> _HOW TO COMPLETE THIS TASK_
Every line of the records below that holds the word "kCounterCount" should be copied out.

> _DATASET RECORDS_
__________

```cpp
template <bool COUNT, int STACK, bool LDS_SCENE>
__global__ __launch_bounds__(256, PPT_GEN_WPE) void wf_generate_extend(
    DeviceScene s, RenderParams p, WavefrontBuffers w, uint32_t nodeCount, uint32_t triCount,
    int32_t *__restrict__ stackOverflow, unsigned long long *__restrict__ counters)
{
    __shared__ int32_t ldsStack[STACK * 256];
    __shared__ float4 ldsScene[LDS_SCENE ? kLdsSceneFloat4s : 1];
    LdsGeomHalf lg = {};
    if constexpr (LDS_SCENE) lg = stage_scene_in_lds_half(s, ldsScene, nodeCount, triCount);
    const GlobalGeom gg{s.nodes, s.triangles};
    const SegmentId id = my_segment(w);
    if (!id.valid) return;
    const uint32_t lane = lane_id();
    const TraversalStack stack{(lds_int32 *)ldsStack + (threadIdx.x >> 6) * (STACK * 64u) + lane,
                               stackOverflow + blockIdx.x * 256u + threadIdx.x, (uint32_t)STACK, gridDim.x * 256u, 64u, LDS_SCENE};
    const bool traceRays = p.pc.maxBounces > 0;

    LaneCounters cnt = {};
    uint32_t nHit = 0;
    if (!traceRays)
    {
        for (uint32_t k = lane; k < w.segLen; k += 64u)
        {
            const SlotPixel sp = decode_slot(w, p, id.base + k);
            if (sp.valid)
            {
                if constexpr (COUNT) cnt.paths++;
                w.color[id.base + k] = make_float4(0.0f, 0.0f, 0.0f, 0.0f);
            }
        }
    }
    else
// ... 48 lines not shown
            {
                sst(&w.hit[id.base + pos], make_uint4(hit.drawInstance, hit.primitive, asu(hit.bary.x), asu(hit.bary.y)));
                sst(&w.hitIdx[id.base + pos], k);
            }
            nHit += total;
        };
        uint32_t dealStride = w.nSeg, dealFirst = id.seg, tileBase = 0u, tileCount = w.pixelsPadded >> 6;
        if (w.bandSegments != 0u)
        {
            const uint32_t band = id.seg / w.bandSegments;
            const uint32_t firstSeg = band * w.bandSegments;
            dealStride = w.nSeg - firstSeg < w.bandSegments ? w.nSeg - firstSeg : w.bandSegments;
            dealFirst = id.seg - firstSeg;
            tileBase = w.bandTile[band];
            tileCount = w.bandTile[band + 1u] - tileBase;
        }
        for (uint32_t k0 = 0; k0 < w.segLen; k0 += 64u)
        {
            const uint32_t k = k0 + lane;
            bl = batch_lane(w, p, (k0 >> 6) * dealStride + dealFirst, lane, tileBase, tileCount);
            const StreamRay r = fetch(k);
            Hit hit;
            bool found;
            if constexpr (LDS_SCENE)
                found = trace_in<false, COUNT>(lg, s, r.o, r.d, r.tMin, r.tMax, r.seed, stack, hit, cnt);
            else
                found = trace_in<false, COUNT>(gg, s, r.o, r.d, r.tMin, r.tMax, r.seed, stack, hit, cnt);
            commit(true, k, found, hit, r.d);
        }
    }
    if (lane == 0) w.segHits[id.seg] = nHit;
    flush_counters<COUNT>(cnt, counters);
}


template <bool COUNT, class Geom>
__device__ __forceinline__ uint32_t extend_segment(
    const Geom &g, const DeviceScene &s, const RenderParams &p, const WavefrontBuffers &w, const SegmentId &id, uint32_t n,
    uint32_t bounce, uint32_t cur, const TraversalStack &stack, LaneCounters &cnt)
{
    const float4 *__restrict__ rayA = w.rayA[cur];
    const float4 *__restrict__ rayB = w.rayB[cur];
    uint32_t nHit = 0;
    auto fetch = [&](uint32_t k) {
        const float4 a = sld(&rayA[id.base + k]);
        const float4 b = sld(&rayB[id.base + k]);
        if constexpr (COUNT) cnt.closestRays++;
// ... 295 lines not shown
    }
    flush_counters<COUNT>(cnt, counters);
}


template <bool COUNT, int STACK, bool LDS_SCENE>
static void enqueue_wavefront(
    const DeviceScene &s, const RenderParams &p, unsigned long long *counters, const WavefrontBuffers &w,
    const WavefrontPlan &plan, uint32_t nodeCount, uint32_t triCount, int32_t *stackOverflow, LaunchTimer *timer,
    hipStream_t stream)
{
    unsigned long long *cGen = counters + kStageGenerate * kCounterCount, *cShade = counters + kStageShade * kCounterCount,
                       *cTrace = counters + kStageTrace * kCounterCount;
    auto mark = [&](uint32_t st) {
        if (timer) timer->mark(st, stream);
    };
    const dim3 grid(((w.groupCount + 7u) / 8u) * 8u), block(256);
    uint32_t bounces = p.pc.maxBounces < PROSPER_RT_MAX_BOUNCES ? p.pc.maxBounces : PROSPER_RT_MAX_BOUNCES;
    const bool debugDraw =
        p.pc.drawType != PROSPER_DRAW_TYPE_DEFAULT && p.pc.drawType != PROSPER_DRAW_TYPE_MESHLET_ID;
    if (debugDraw && bounces > 1) bounces = 1;

    mark(kStageGenerate);
    hipLaunchKernelGGL(
        (wf_generate_extend<COUNT, STACK, LDS_SCENE>), grid, block, 0, stream, s, p, w, nodeCount, triCount,
        stackOverflow, cGen);
    for (uint32_t b = 0; b < bounces; ++b)
    {
        const uint32_t cur = b & 1u;
        const uint32_t last = (b + 1u == bounces) ? 1u : 0u;
        mark(kStageShade);
        const int ldsTables = !plan.tablesInLds ? 0 : (shade_table_bytes(s, true) <= kLdsTableBytes ? 1 : 2);
        auto shade = [&](auto kernel) { hipLaunchKernelGGL(kernel, grid, block, 0, stream, s, p, w, b, cur, last, cShade); };
        if (s.batchedTextures)
            ldsTables == 1 ? shade(wf_shade<COUNT, 1, true>) : (ldsTables == 2 ? shade(wf_shade<COUNT, 2, true>) : shade(wf_shade<COUNT, 0, true>));
        else
            ldsTables == 1 ? shade(wf_shade<COUNT, 1, false>) : (ldsTables == 2 ? shade(wf_shade<COUNT, 2, false>) : shade(wf_shade<COUNT, 0, false>));
        if (!debugDraw)
        {
            mark(kStageTrace);
            hipLaunchKernelGGL(
                (wf_trace<COUNT, STACK, LDS_SCENE>), grid, block, 0, stream, s, p, w, b, cur ^ 1u, last ? 0u : 1u,
                nodeCount, triCount, stackOverflow, cTrace);
        }
    }
}

uint32_t wavefront_grid_blocks(const WavefrontBuffers &w)
{
// ... 3 lines not shown

uint32_t wavefront_lds_stack_entries(uint32_t stackBound, uint32_t forced)
{
    if (forced == 16u || forced == 24u || forced == 32u) return forced;
    return stackBound <= 16u ? 16u : 24u;
}

bool wavefront_shade_tables_in_lds(const DeviceScene &s, bool disabled)
{
    return shade_table_bytes(s, false) <= kLdsTableBytes && !disabled;
}
bool wavefront_scene_in_lds(uint32_t ldsStackEntries, uint32_t stackBound, uint32_t nodeCount, uint32_t triCount, bool disabled)
{
    return ldsStackEntries == 16u && stackBound <= 16u && nodeCount * kLdsNodeStride + triCount * 3u <= kLdsSceneFloat4s && !disabled;
}

WavefrontPlan wavefront_plan(
    uint32_t stackBound, uint32_t nodeCount, uint32_t triCount, const DeviceScene &s, const WavefrontOptions &opt)
{
    WavefrontPlan plan = {};
    plan.ldsStackEntries = wavefront_lds_stack_entries(stackBound, opt.ldsStackEntries);
    plan.overflowEntries = stackBound > plan.ldsStackEntries ? stackBound - plan.ldsStackEntries : 0u;
    plan.sceneInLds = wavefront_scene_in_lds(plan.ldsStackEntries, stackBound, nodeCount, triCount, opt.noLdsScene);
    plan.tablesInLds = wavefront_shade_tables_in_lds(s, opt.noLdsTables);
    plan.scratchDwordsPerBlock = plan.overflowEntries * 256u;
    return plan;
}

template <bool COUNT>
static void enqueue_for_stack(
    const DeviceScene &s, const RenderParams &p, unsigned long long *counters, const WavefrontBuffers &w,
    const WavefrontPlan &plan, int32_t *stackOverflow, uint32_t nodeCount, uint32_t triCount, LaunchTimer *timer,
    hipStream_t stream)
{
    if (plan.sceneInLds)
        enqueue_wavefront<COUNT, 16, true>(s, p, counters, w, plan, nodeCount, triCount, stackOverflow, timer, stream);
    else if (plan.ldsStackEntries == 16u)
        enqueue_wavefront<COUNT, 16, false>(s, p, counters, w, plan, nodeCount, triCount, stackOverflow, timer, stream);
    else if (plan.ldsStackEntries == 24u)
        enqueue_wavefront<COUNT, 24, false>(s, p, counters, w, plan, nodeCount, triCount, stackOverflow, timer, stream);
    else
        enqueue_wavefront<COUNT, 32, false>(s, p, counters, w, plan, nodeCount, triCount, stackOverflow, timer, stream);
}

void launch_render_wavefront(
    const DeviceScene &s, const RenderParams &p, float4 *hdr, unsigned long long *counters, const WavefrontBuffers &w,
// ... 49 lines not shown
```

prosper_amd/structs.py:

```python
import ctypes as C

import numpy as np


class Vec4(C.Structure):
    _fields_ = [("x", C.c_float), ("y", C.c_float), ("z", C.c_float), ("w", C.c_float)]


class Mat4(C.Structure):
    _fields_ = [("col", Vec4 * 4)]


class Mat3x4(C.Structure):
    _fields_ = [("col", Vec4 * 3)]


class ReferencePC(C.Structure):

    _fields_ = [
        ("drawType", C.c_uint32),
        ("flags", C.c_uint32),
        ("frameIndex", C.c_uint32),
        ("apertureDiameter", C.c_float),
        ("focusDistance", C.c_float),
# ... 232 lines not shown
        ("textureSeconds", C.c_double),
        ("alphaTriangleCount", C.c_uint64),
        ("alphaBoundBytes", C.c_uint64),
    ]


class HierarchyState(C.Structure):
    _fields_ = [("refits", C.c_uint32), ("rebuilds", C.c_uint32), ("costRatio", C.c_float), ("builtCost", C.c_float),
                ("nodeCount", C.c_uint32), ("levels", C.c_uint32), ("meshUpdates", C.c_uint32), ("geometryInstalls", C.c_uint32),
                ("geometryBuildRunning", C.c_uint32), ("reserved", C.c_uint32)]


class DebugOptions(C.Structure):

    _fields_ = [("struct_size", C.c_uint32),
                ("batchedTextures", C.c_int32), ("widePacks", C.c_int32), ("alphaCellShift", C.c_int32),
                ("noTexturePacks", C.c_uint32), ("noAlphaBounds", C.c_uint32), ("noUploadRefit", C.c_uint32), ("flatBvh", C.c_uint32),
                ("sahTraversalCost", C.c_float), ("boxPad", C.c_float), ("leafSize", C.c_uint32), ("buildThreads", C.c_uint32),
                ("topEntries", C.c_uint32), ("nodeOrder", C.c_int32), ("childOrder", C.c_int32), ("buildTiming", C.c_uint32),
                ("segments", C.c_uint32), ("segmentLength", C.c_uint32), ("chains", C.c_uint32), ("ldsStackEntries", C.c_uint32),
                ("noLdsScene", C.c_uint32), ("noLdsTables", C.c_uint32), ("traceDeadPaths", C.c_uint32), ("bandedBatches", C.c_int32),
                ("rebuildCostRatio", C.c_float), ("alwaysRebuild", C.c_uint32), ("failNextUpdate", C.c_uint32),
                ("poolVariant", C.c_uint32), ("rawRecords", C.c_uint32), ("tileOrder", C.c_uint32), ("hipGraph", C.c_uint32),
                ("pipelinedChains", C.c_uint32), ("mergeLimit", C.c_uint32)]


class CommInfo(C.Structure):
    _fields_ = [("ranks", C.c_uint32), ("rank", C.c_uint32), ("device", C.c_int32), ("gathers", C.c_uint32),
                ("lastGatherMs", C.c_float), ("reserved", C.c_uint32)]


class MeshUpdate(C.Structure):
    _fields_ = [("meshIndex", C.c_uint32), ("reserved", C.c_uint32), ("metadata", GeometryMetadata), ("info", MeshInfo),
                ("bytes", C.c_void_p), ("byteOffset", C.c_uint64), ("byteCount", C.c_uint64), ("bufferByteSize", C.c_uint64)]


MAX_GEOMETRY_BUFFERS = 100
GATHER_IN_STREAM = 1
UPDATE_NOW = 1
VARIANT_LDS_SCENE = 1
VARIANT_LDS_TABLES = 2
VARIANT_BATCHED_TEXTURES = 4
VARIANT_TEXTURE_PACKS = 8
VARIANT_RAW_RECORDS = 16
VARIANT_STACK_SHIFT = 8


def as_numpy(struct_array, dtype=np.uint8):
    return np.frombuffer(struct_array, dtype=dtype)


class RestirTracePC(C.Structure):
    _fields_ = [("drawType", C.c_uint32), ("frameIndex", C.c_uint32), ("flags", C.c_uint32)]


class RestirInputs(C.Structure):
    _fields_ = [("albedoRoughness", C.c_void_p), ("normalMetallic", C.c_void_p), ("nonLinearDepth", C.c_void_p),
                ("reservoirs", C.c_void_p), ("onDevice", C.c_uint32), ("reserved", C.c_uint32)]


RESTIR_INITIAL = 0
RESTIR_SPATIAL = 1
RESTIR_SPATIAL_REUSE = 1

RESTIR_TRACE_GBUFFER = 1 << 1
RESTIR_JITTER_GBUFFER = 1 << 2
GBUFFER_JITTER = 1 << 0
# ... 29 lines not shown
```

Before: 8870 Mpaths/s.

## Stage eye-relative BVH and precomputed triangle edge crosses in LDS for camera rays

For the generate/extend kernel, the scene is staged in LDS already translated to the camera eye, with node planes stored as full floats in both near and far orders and the triangle edge cross products and guard planes precomputed. Camera rays then skip the origin subtraction and the cross products in each node and triangle test, using only dot products with the ray direction. This trades a larger LDS footprint (7 float4 per node and per triangle) and a heavier per-block staging step for cheaper primary-ray traversal. It is enabled only when the scene fits and depth of field is off.

```diff
diff --git a/include/prosper_pt/prosper_pt.h b/include/prosper_pt/prosper_pt.h
--- a/include/prosper_pt/prosper_pt.h
+++ b/include/prosper_pt/prosper_pt.h
@@ -172,6 +172,7 @@
     PROSPER_PT_VARIANT_BATCHED_TEXTURES = 1u << 2,
     PROSPER_PT_VARIANT_TEXTURE_PACKS = 1u << 3,
     PROSPER_PT_VARIANT_RAW_RECORDS = 1u << 4,
+    PROSPER_PT_VARIANT_EYE_GEOMETRY = 1u << 5,
     PROSPER_PT_VARIANT_STACK_SHIFT = 8,
 };
 
@@ -216,6 +217,7 @@
     uint32_t hipGraph;
     uint32_t pipelinedChains;
     uint32_t mergeLimit;
+    uint32_t noEyeGeometry;
 } prosper_pt_debug_options;
 
 const char *prosper_pt_last_error(void);
diff --git a/prosper_amd/csrc/prosper_pt.cpp b/prosper_amd/csrc/prosper_pt.cpp
--- a/prosper_amd/csrc/prosper_pt.cpp
+++ b/prosper_amd/csrc/prosper_pt.cpp
@@ -113,6 +113,7 @@
     o.ldsStackEntries = d.ldsStackEntries;
     o.noLdsScene = d.noLdsScene != 0;
     o.noLdsTables = d.noLdsTables != 0;
+    o.noEyeGeometry = d.noEyeGeometry != 0;
     return o;
 }
 
@@ -602,7 +603,7 @@
     PPT_FIELD(segmentLength, 'u'), PPT_FIELD(chains, 'u'), PPT_FIELD(ldsStackEntries, 'u'), PPT_FIELD(noLdsScene, 'u'),
     PPT_FIELD(noLdsTables, 'u'), PPT_FIELD(traceDeadPaths, 'u'), PPT_FIELD(bandedBatches, 'i'), PPT_FIELD(rebuildCostRatio, 'f'), PPT_FIELD(alwaysRebuild, 'u'),
     PPT_FIELD(failNextUpdate, 'u'), PPT_FIELD(poolVariant, 'u'), PPT_FIELD(rawRecords, 'u'), PPT_FIELD(tileOrder, 'u'),
-    PPT_FIELD(hipGraph, 'u'), PPT_FIELD(pipelinedChains, 'u'), PPT_FIELD(mergeLimit, 'u'),
+    PPT_FIELD(hipGraph, 'u'), PPT_FIELD(pipelinedChains, 'u'), PPT_FIELD(mergeLimit, 'u'), PPT_FIELD(noEyeGeometry, 'u'),
 };
 #undef PPT_FIELD
 
@@ -1247,6 +1248,7 @@
     const uint32_t ldsEntries = plan.ldsStackEntries;
     out->variantFlags =
         (plan.sceneInLds ? PROSPER_PT_VARIANT_LDS_SCENE : 0u) | (plan.tablesInLds ? PROSPER_PT_VARIANT_LDS_TABLES : 0u) |
+        (plan.eyeGeometry ? PROSPER_PT_VARIANT_EYE_GEOMETRY : 0u) |
         (ctx->scene.batchedTextures ? PROSPER_PT_VARIANT_BATCHED_TEXTURES : 0u) |
         (ctx->packedMaterials ? PROSPER_PT_VARIANT_TEXTURE_PACKS : 0u) |
         (ldsEntries << PROSPER_PT_VARIANT_STACK_SHIFT);
diff --git a/prosper_amd/csrc/pt_device.hpp b/prosper_amd/csrc/pt_device.hpp
--- a/prosper_amd/csrc/pt_device.hpp
+++ b/prosper_amd/csrc/pt_device.hpp
@@ -920,7 +920,11 @@
 
 constexpr float kGuardPad = 1.52587890625e-05f;
 constexpr float kGuardTol = 1.000003814697265625f;
-PPT_D bool box_guard(f3 o, f3 invd, f3 v0, f3 v1, f3 v2, float tt)
+struct GuardPlanes
+{
+    f3 lo, hi;
+};
+PPT_D GuardPlanes guard_planes(f3 o, f3 v0, f3 v1, f3 v2)
 {
     const float lox = fminf(fminf(v0.x, v1.x), v2.x), hix = fmaxf(fmaxf(v0.x, v1.x), v2.x);
     const float loy = fminf(fminf(v0.y, v1.y), v2.y), hiy = fmaxf(fmaxf(v0.y, v1.y), v2.y);
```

__________

> _PROBLEM SOLUTION_
    unsigned long long *cGen = counters + kStageGenerate * kCounterCount, *cShade = counters + kStageShade * kCounterCount,
                       *cTrace = counters + kStageTrace * kCounterCount;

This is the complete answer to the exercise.